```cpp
static int slot_acquire(rh_ring* r, RhHostSlot** out) {
  {
    std::lock_guard<std::mutex> lk(r->slot_mu);
    if (!r->free_slots.empty()) { *out = r->free_slots.back(); r->free_slots.pop_back(); return RH_OK; }
  }
  RhHostSlot* sl = new (std::nothrow) RhHostSlot();
  if (!sl) return rh_fail(RH_ERR_NOMEM, "out of host memory");
  sl->words = (size_t)r->N * (r->kind == RH_RING_3N ? 2 : 1);
  if (hipStreamCreateWithFlags(&sl->stream, hipStreamNonBlocking) != hipSuccess) { delete sl; return rh_fail(RH_ERR_DEVICE, "hipStreamCreate failed"); }
  if (hipMalloc((void**)&sl->buf, sl->words * 8) != hipSuccess) { (void)hipStreamDestroy(sl->stream); delete sl; return rh_fail(RH_ERR_NOMEM, "hipMalloc(host-limb scratch) failed"); }
  std::lock_guard<std::mutex> lk(r->slot_mu);
  r->all_slots.push_back(sl);
  *out = sl;
  return RH_OK;
}
static void slot_release(rh_ring* r, RhHostSlot* sl) {
// ... 250 lines not shown
```

### matrix-fhe-lattigo_amd/csrc/engine_internal.hpp

```cpp
#pragma once
#include <hip/hip_runtime.h>
#include <vector>
#include <mutex>
#include <atomic>
#include <cstdint>
#include "../../include/ringhip.h"
#include "ring_types.hip.hpp"

#define RH_MAX_LIMBS 64

int rh_fail(int code, const char* fmt, ...);

inline bool rh_nt_policy(int nt_streams, size_t bytes, size_t threshold) { return nt_streams == 2 || (nt_streams == 1 && bytes >= threshold); }

struct rh_ring3n_state;
struct CiFold { tw2 f, b; };

struct rh_ring {
  int device = 0, kind = 0, N = 0, logN = 0, L = 0;
  hipStream_t stream = nullptr;
  std::vector<uint64_t> moduli, mred, bred, ninv, roots_fwd, roots_bwd, omega3n;
  std::vector<LimbConsts> hconsts;
  LimbConsts* d_consts = nullptr;
  tw2* d_tw_fwd = nullptr;
// ... 12 lines not shown
  std::vector<struct RhPolySlot*> free_poly_slots, all_poly_slots;
  std::recursive_mutex mu;
  rh_ring3n_state* s3n = nullptr;
  std::vector<void*> rescale_tables;
  u64* d_rs[2] = {nullptr, nullptr}; size_t rs_words[2] = {0, 0};
  u64* d_rows = nullptr; size_t rows_words = 0;
  std::atomic<long> stats_rows_direct{0}, stats_rows_compacted{0};
  int fuse_submul = 1;
  int fuse_ci = 1;
  int digit_pipeline = 1;
  int perm_fwd_shape = 44;
  int perm_inv_shape = 44;
  int fuse3n = 1;
  int block_order3n = 0;
  int asm_cols = 1;
  bool asm_tile = true;
  bool inv_scale = true;
  int auto_span_rows = 2048;
  int ks_small_rows = 512;
  bool pair_submul = true;
  bool one_pass = true;
  bool one_pass_ready = false;
  int nt_streams = 1;
  int chunk_polys = -1;
};

int rh_launch_ok(const char* what);
struct RhStreamGrid { dim3 grid; int nt; };
unsigned rh_stream_chunks(const rh_ring* r);
RhStreamGrid rh_stream_grid(const rh_ring* r, unsigned rows);
inline RhStreamGrid rh_stream_begin(const rh_ring* r, unsigned rows) {
  (void)hipSetDevice(r->device);
  (void)hipGetLastError();
  return rh_stream_grid(r, rows);
}
int rh_scheme_args(const rh_ring* r, int level, int npoly, unsigned kinds, int n_multiple, const char* who);
int rh_comps3(const void* in0, const void* in1, const void* in2, const void* out0, const void* out1, const void* out2, const char* who);
struct RhScalars { u64 a[RH_MAX_LIMBS]; u64 b[RH_MAX_LIMBS]; };
int rh_pack_scalars(const rh_ring* r, int level, const u64* a, const u64* b, bool mont, RhScalars* s, const char* who, const char* noun = "scalar");

struct RhHostSlot { hipStream_t stream = nullptr; u64* buf = nullptr; size_t words = 0; };
hipStream_t rh_stream(const rh_ring* r);
u64* rh_ws_override(size_t words);
struct RhCallScope {
  RhCallScope(hipStream_t st, u64* ws = nullptr, size_t ws_words = 0);
  ~RhCallScope();
// ... 16 lines not shown
int rh_std_ntt_fwd_blocks_small(rh_ring* r, u64* data, size_t block_stride, int nblocks, int Ls, const int* gap0, const int* gap_len,
                                rh_ring* r2, u64* data2, size_t block_stride2, int nblocks2, int Ls2, int npoly, bool lazy_out);
bool rh_can_intt_limb_strided(const rh_ring* r);
int rh_std_intt_limb_strided(rh_ring* r, const u64* in, int in_rows, int limb, u64* out, int npoly);
bool rh_can_fuse_submul(const rh_ring* r);
int rh_std_ntt_submul_launch(rh_ring* r, u64* buf, int npoly, int Lrows, int limb0, const u64* y, int y_rows, u64* out, int out_rows,
                             const u64* scalars_host, bool cols_done = false, const u64* z = nullptr, int z_rows = 0);
int rh_std_ntt_submul_launch_pair(rh_ring* r, u64* buf, int npoly, int Lrows, const u64* y0, const u64* y1, int y_rows, u64* out0, u64* out1, int out_rows,
                                  const u64* scalars_host, const u64* z0, const u64* z1, int z_rows);
int rh_std_ntt_expand_cols_launch(rh_ring* r, const u64* tmp, u64* buf, int npoly, int Lrows, const void* table_dev, int mode, u64 qL);
int rh_vec_launch(rh_ring* r, int opcode, const u64* p1, const u64* p2, u64* p3, int npoly, int Lrows, int limb0,
                  const u64* s0, const u64* s1, int rows1 = 0, int rows2 = 0, int rows3 = 0, int half = 0);
int rh_std_intt_rows(rh_ring* r, const u64* in, int in_rows, u64* out, int out_rows, int npoly, int Lrows);
int rh_std_upload_tables(rh_ring* r, const std::vector<tw2>& fs, const std::vector<tw2>& is, const std::vector<u64>* mont,
                         const std::vector<tw2>& lastw);
int rh_upload_consts(rh_ring* r, const std::vector<LimbConsts>& hc);
void rh_rescale_teardown(rh_ring* r);
int rh_rescale_reserve(rh_ring* r, int npoly);
int rh_ring3n_reserve(rh_ring* r, int npoly);
void rh_3n_launch_layer(bool inverse, int S1, unsigned nblocks, hipStream_t st, const u64* in, u64* out, const N3Layer& a, int nt_streams);
int rh_ring3n_setup(rh_ring* r, std::vector<LimbConsts>& hc);
void rh_ring3n_teardown(rh_ring* r);
void rh_ring3n_set_nt_streams(rh_ring* r, int policy);
int rh_ring3n_ntt_launch(rh_ring* r, const u64* in, u64* out, int npoly, int Lrows, int limb0, bool inverse, bool block_order = false);
int rh_ring3n_reorder_launch(rh_ring* r, const u64* in, u64* out, int npoly, int Lrows, bool to_reference);

struct rh_bext;
rh_ring* rh_bext_ringQ(rh_bext* be);
rh_ring* rh_bext_ringP(rh_bext* be);
int rh_bext_scratch(rh_bext* be, int which, size_t words, u64** out);
std::recursive_mutex& rh_bext_mutex(rh_bext* be);
struct RhBextGuard {
  std::unique_lock<std::recursive_mutex> lk; RhCallScope sc;
  explicit RhBextGuard(rh_bext* be) : lk(rh_bext_mutex(be)), sc(rh_stream(rh_bext_ringQ(be))) {}
};
int rh_bext_moddown_ntt_add(rh_bext* be, int levelQ, int levelP, const u64* p1Q, const u64* p1P, u64* p2Q, int npoly, const u64* addend);
int rh_bext_moddown_ntt_pair(rh_bext* be, int levelQ, int levelP, const u64* q0, const u64* q1, const u64* p1P, u64* out0, u64* out1,
                             int npoly, const u64* add0, const u64* add1);
```

### matrix-fhe-lattigo_amd/csrc/ntt3n.hip

```cpp
#include <hip/hip_runtime.h>
#include <vector>
#include <cstring>
#include "engine_internal.hpp"
#include "hostmath.hpp"

struct rh_ring3n_state {
  int a = 0, b = 0, nb = 0, n2 = 0, log_n2 = 0;
  rh_ring* sub = nullptr;
  Limb3N* d_l3 = nullptr;
  tw2* d_r3_fwd = nullptr;
  tw2* d_r3_inv = nullptr;
  std::vector<int> r3_off;
  int r3_stride = 0;
  int* d_rank = nullptr;
  int* d_block_of_rank = nullptr;
  u64* d_tmp = nullptr; size_t tmp_words = 0;
};

RH_DEV u64 add4(u64 x, u64 y, u64 q4) { return csub(x + y, q4); }
RH_DEV u64 sub4(u64 x, u64 y, u64 q4) { return csub(x + q4 - y, q4); }

__global__ void __launch_bounds__(256)
ntt3n_split_fwd(const u64* in, u64* out, int N, const Limb3N* __restrict__ l3, const LimbConsts* __restrict__ consts, int L) {
  const u32 row = blockIdx.x, limb = row % (u32)L;
// ... 558 lines not shown
      ntt3n_perm_inv<<<dim3(rows, chunks(N)), 256, 0, st>>>(in, tmp, N, nb, s->log_n2, s->d_block_of_rank);
    const int S1sub = s->sub ? s->log_n2 - 12 : 0;
    const bool fuse = s->b == 1 && s->sub && r->fuse3n && S1sub >= 1 && S1sub <= 3;
    if (s->sub) {
      if (int rc = rh_std_ntt_launch(s->sub, tmp, tmp, npoly, Lrows * nb, limb0 * nb, true, false, fuse ? 2 : 0)) return rc;
    }
    if (fuse) {
      const tw2* stw = s->sub->d_tw_inv + ((size_t)limb0 * nb << s->log_n2);
      const dim3 g(rows * 16);
      launch_cols_post_inv(r, S1sub, g, st, tmp, out, N, r3i + s->r3_off[1], s->r3_stride, l3, c, Lrows, stw, s->log_n2);
    } else if (s->b == 1) {
      ntt3n_post_b1_inv<<<dim3(rows, chunks(N / 6)), 256, 0, st>>>(tmp, out, N, r3i + s->r3_off[1], s->r3_stride, l3, c, Lrows);
    } else {
      int cnt = nb / 3, step = s->n2;
      for (int l = s->b; l >= 1; --l, cnt /= 3, step *= 3)
        ntt3n_radix3_inv<<<dim3(rows, chunks(cnt * step)), 256, 0, st>>>(tmp, N, step, cnt, r3i + s->r3_off[l], s->r3_stride, l3, c, Lrows);
      ntt3n_split_inv<<<dim3(rows, chunks(N / 2)), 256, 0, st>>>(tmp, out, N, l3, c, Lrows);
    }
  }
  return rh_launch_ok("3N transform");
}

void rh_ring3n_set_nt_streams(rh_ring* r, int policy) { if (r->s3n && r->s3n->sub) r->s3n->sub->nt_streams = policy; }

int rh_ring3n_reserve(rh_ring* r, int npoly) { return ensure_tmp(r->s3n, (size_t)npoly * r->L * r->N); }
```

### matrix-fhe-lattigo_amd/csrc/ntt_kernels.hip.hpp

```cpp
#pragma once
#include "modarith.hip.hpp"

#include "ring_types.hip.hpp"

struct ShoupPolicy {
  typedef tw2 tw_t;
  u64 q, nq, q4;
  RH_DEV void init(const LimbConsts& c) { q = c.q; nq = c.nq; q4 = 4 * c.q; }
  RH_DEV void fwd(u64& U, u64& V, const tw_t& w, bool ) const {
    u64 u = csub(U, q4);
    u64 X = shoup_mul_acc(V, w.w, w.wp, nq, u);
    V = ((u << 1) + q4) - X;
    U = X;
  }
  RH_DEV void inv(u64& U, u64& V, const tw_t& w) const {
    u64 d = U + q4 - V;
    U = csub(U + V, q4);
    V = shoup_mul(d, w.w, w.wp, nq);
  }
  RH_DEV u64 fwd_final(u64 x, bool canonical) const { return canonical ? canon8(x, q) : x; }
};

struct MontPolicy {
  typedef u64 tw_t;
// ... 261 lines not shown
  const RescaleLimb l = T[limb];
  ShoupPolicy p; p.init(consts[limb]);
  u64 x[R];
#pragma unroll
  for (int k = 0; k < R; ++k) {
    u64 t = tmp[((size_t)poly << logN) + col + ((size_t)k << LT)];
    if (mode == 1) t = cred(t + ((qL - 1) >> 1), qL) + l.s;
    x[k] = bred_add(t, l.q, l.bred0);
  }
#pragma unroll
  for (int s = 0; s < S1; ++s) {
    const int h = R >> (s + 1);
#pragma unroll
    for (int g = 0; g < (1 << s); ++g) {
      tw2 w = tw[(1 << s) + g];
#pragma unroll
      for (int e = 0; e < h; ++e) p.fwd(x[g * 2 * h + e], x[g * 2 * h + e + h], w, false);
    }
  }
#pragma unroll
  for (int k = 0; k < R; ++k) out[base + ((size_t)k << LT)] = x[k];
}

template <class P, int S1>
__global__ void __launch_bounds__(256)
ntt_fwd_fused(const u64* in1, u64* out1, unsigned n1, u64* data2, unsigned n2, int npoly2,
              const typename P::tw_t* __restrict__ twn, const typename P::tw_t* __restrict__ twk,
              const LimbConsts* __restrict__ consts, int L, int logN, int canonical) {
  __shared__ u64 lds[LDS_WORDS];
  if (blockIdx.x < n1) fwd_cols_body<P, S1>(blockIdx.x, in1, out1, twn, consts, L, logN);
  if (blockIdx.x < n2) fwd_tile_body<P>(lds, blockIdx.x, data2, data2, twk, consts, L, logN, canonical, npoly2, L);
}

template <int S1>
RH_DEV void inv_cols_body(const u32 b, u64* data, const tw2* __restrict__ twn, const tw2* __restrict__ lastw,
                          const LimbConsts* __restrict__ consts, int L, int logN, int scale, int Ls = 0) {
  constexpr int R = 1 << S1;
  const u32 limb = b % (u32)L;
  const u32 r = b / (u32)L;
  const u32 cb = r & 15;
  const u32 poly = r >> 4;
  const size_t base = (((size_t)poly * (Ls ? Ls : L) + limb) << logN) + cb * 256 + threadIdx.x;
  const tw2* tw = twn + ((size_t)limb << logN);
  const LimbConsts c = consts[limb];
  ShoupPolicy p; p.init(c);
  u64 x[R];
// ... 116 lines not shown
```

### matrix-fhe-lattigo_amd/csrc/ntt_kernels_asm.hip.hpp

```cpp
#pragma once
#include "ring_types.hip.hpp"
#include "ntt_kernels.hip.hpp"
#include "ntt_tile_asm.inc"
#include "ntt_ci_asm.inc"


template <bool LAZY = false, bool NT = false>
RH_DEV void fwd_tile_asm_body(u64* lds, const u32 b, const u64* in, u64* out, const tw2* __restrict__ twk,
                              const LimbConsts* __restrict__ consts, int L, int logN, int npoly, int Ls = 0, u32 gap0 = 0, u32 gap_len = 0, int Lso = 0) {
  if (Ls == 0) Ls = L;
  if (Lso == 0) Lso = Ls;
  const u32 lrow = b % (u32)L;
  const u32 limb = lrow + (lrow >= gap0 ? gap_len : 0u);
  const u32 r = b / (u32)L;
  const u32 poly = r % (u32)npoly;
  const u32 tile = r / (u32)npoly;
  const size_t base = (((size_t)poly * Ls + limb) << logN) + ((size_t)tile << LT);
  const u64 pin = uni64((u64)(size_t)(in + base));
  const u64 pout = uni64((u64)(size_t)(out + (((size_t)poly * Lso + limb) << logN) + ((size_t)tile << LT)));
  const u64 tw = uni64((u64)(size_t)(twk + ((size_t)limb << logN) + ((size_t)tile << LT)));
  const u64 q = uni64(consts[limb].q);
  const u64 nq = (u64)0 - q, nq2 = (u64)0 - 2 * q, nq4 = (u64)0 - 4 * q, q4 = 4 * q;
  const u32 lds_off = uni32((u32)(size_t)lds);
  const u32 tid = threadIdx.x;
// ... 106 lines not shown
  const u64 q = uni64(consts[limb].q);
  const u64 sw = uni64(sc.w[limb]), sp = uni64(sc.wp[limb]);
  const u64 nq = (u64)0 - q, nq2 = (u64)0 - 2 * q, nq4 = (u64)0 - 4 * q, q4 = 4 * q, q2 = 2 * q;
  const u32 lds_off = uni32((u32)(size_t)lds);
  const u32 tid = threadIdx.x;
#define RH_SUBMUL_ADD_ASM(BODY)                                                                                                      \
  asm volatile(BODY : : [tid] "v"(tid), [lds] "s"(lds_off), [pin] "s"(pin), [pout] "s"(pout), [py] "s"(py), [pz] "s"(pz), [tw] "s"(tw),     \
               [twlo] "s"((u32)(size_t)tw), [twhi] "s"((u32)((size_t)tw >> 32)), [nq0] "s"((u32)nq), [nq1] "s"((u32)(nq >> 32)),            \
               [nq] "s"(nq), [nq2] "s"(nq2), [nq4] "s"(nq4), [q4] "s"(q4), [q2] "s"(q2), [sw0] "s"((u32)sw), [sw1] "s"((u32)(sw >> 32)),    \
               [sp0] "s"((u32)sp), [sp1] "s"((u32)(sp >> 32)) : NTT_TILE_ASM_CLOBBERS)
#define RH_SUBMUL_ASM(BODY)                                                                                                          \
  asm volatile(BODY : : [tid] "v"(tid), [lds] "s"(lds_off), [pin] "s"(pin), [pout] "s"(pout), [py] "s"(py), [tw] "s"(tw),                   \
               [twlo] "s"((u32)(size_t)tw), [twhi] "s"((u32)((size_t)tw >> 32)), [nq0] "s"((u32)nq), [nq1] "s"((u32)(nq >> 32)),            \
               [nq] "s"(nq), [nq2] "s"(nq2), [nq4] "s"(nq4), [q4] "s"(q4), [q2] "s"(q2), [sw0] "s"((u32)sw), [sw1] "s"((u32)(sw >> 32)),    \
               [sp0] "s"((u32)sp), [sp1] "s"((u32)(sp >> 32)) : NTT_TILE_ASM_CLOBBERS)
  if constexpr (ADD && NT) RH_SUBMUL_ADD_ASM(NTT_TILE_SUBMUL_ADD_ASM_BODY_NT);
  else if constexpr (ADD) RH_SUBMUL_ADD_ASM(NTT_TILE_SUBMUL_ADD_ASM_BODY);
  else if constexpr (NT) RH_SUBMUL_ASM(NTT_TILE_SUBMUL_ASM_BODY_NT);
  else RH_SUBMUL_ASM(NTT_TILE_SUBMUL_ASM_BODY);
#undef RH_SUBMUL_ADD_ASM
#undef RH_SUBMUL_ASM
}

template <int S1, bool ASMCOLS = false, bool NT = true>
__global__ void __launch_bounds__(256)
ntt_fwd_fused_asm(const u64* in1, u64* out1, unsigned n1, u64* data2, unsigned n2, int npoly2,
                  const tw2* __restrict__ twn, const tw2* __restrict__ twk, const LimbConsts* __restrict__ consts, int L, int logN) {
  __shared__ u64 lds[LDS_WORDS];
  if (blockIdx.x < n1) fwd_cols_best<S1, ASMCOLS, NT>(blockIdx.x, in1, out1, twn, consts, L, logN);
  if (blockIdx.x < n2) fwd_tile_asm_body<false, NT>(lds, blockIdx.x, data2, data2, twk, consts, L, logN, npoly2);
}

struct GapRows { int L, Ls; u32 gap0, gap_len; };
template <int S1, bool LAZY, bool NT>
__global__ void __launch_bounds__(256)
ntt_fwd_fused_gap_asm(u64* data1, unsigned n1, GapRows g1, u64* data2, unsigned n2, int npoly2, GapRows g2,
                      const tw2* __restrict__ twn, const tw2* __restrict__ twk, const LimbConsts* __restrict__ consts) {
  __shared__ u64 lds[LDS_WORDS];
  if (blockIdx.x < n1) fwd_cols_asm_body<S1, NT>(blockIdx.x, data1, data1, twn, consts, g1.L, g1.Ls, g1.gap0, g1.gap_len);
  if (blockIdx.x < n2) fwd_tile_asm_body<LAZY, NT>(lds, blockIdx.x, data2, data2, twk, consts, g2.L, LT + S1, npoly2, g2.Ls, g2.gap0, g2.gap_len);
}
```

= = =

§ TASK TO CARRY OUT:
Filter the entries and keep only the lines holding "GapRows".

§ ANSWER AREA:
struct GapRows { int L, Ls; u32 gap0, gap_len; };
ntt_fwd_fused_gap_asm(u64* data1, unsigned n1, GapRows g1, u64* data2, unsigned n2, int npoly2, GapRows g2,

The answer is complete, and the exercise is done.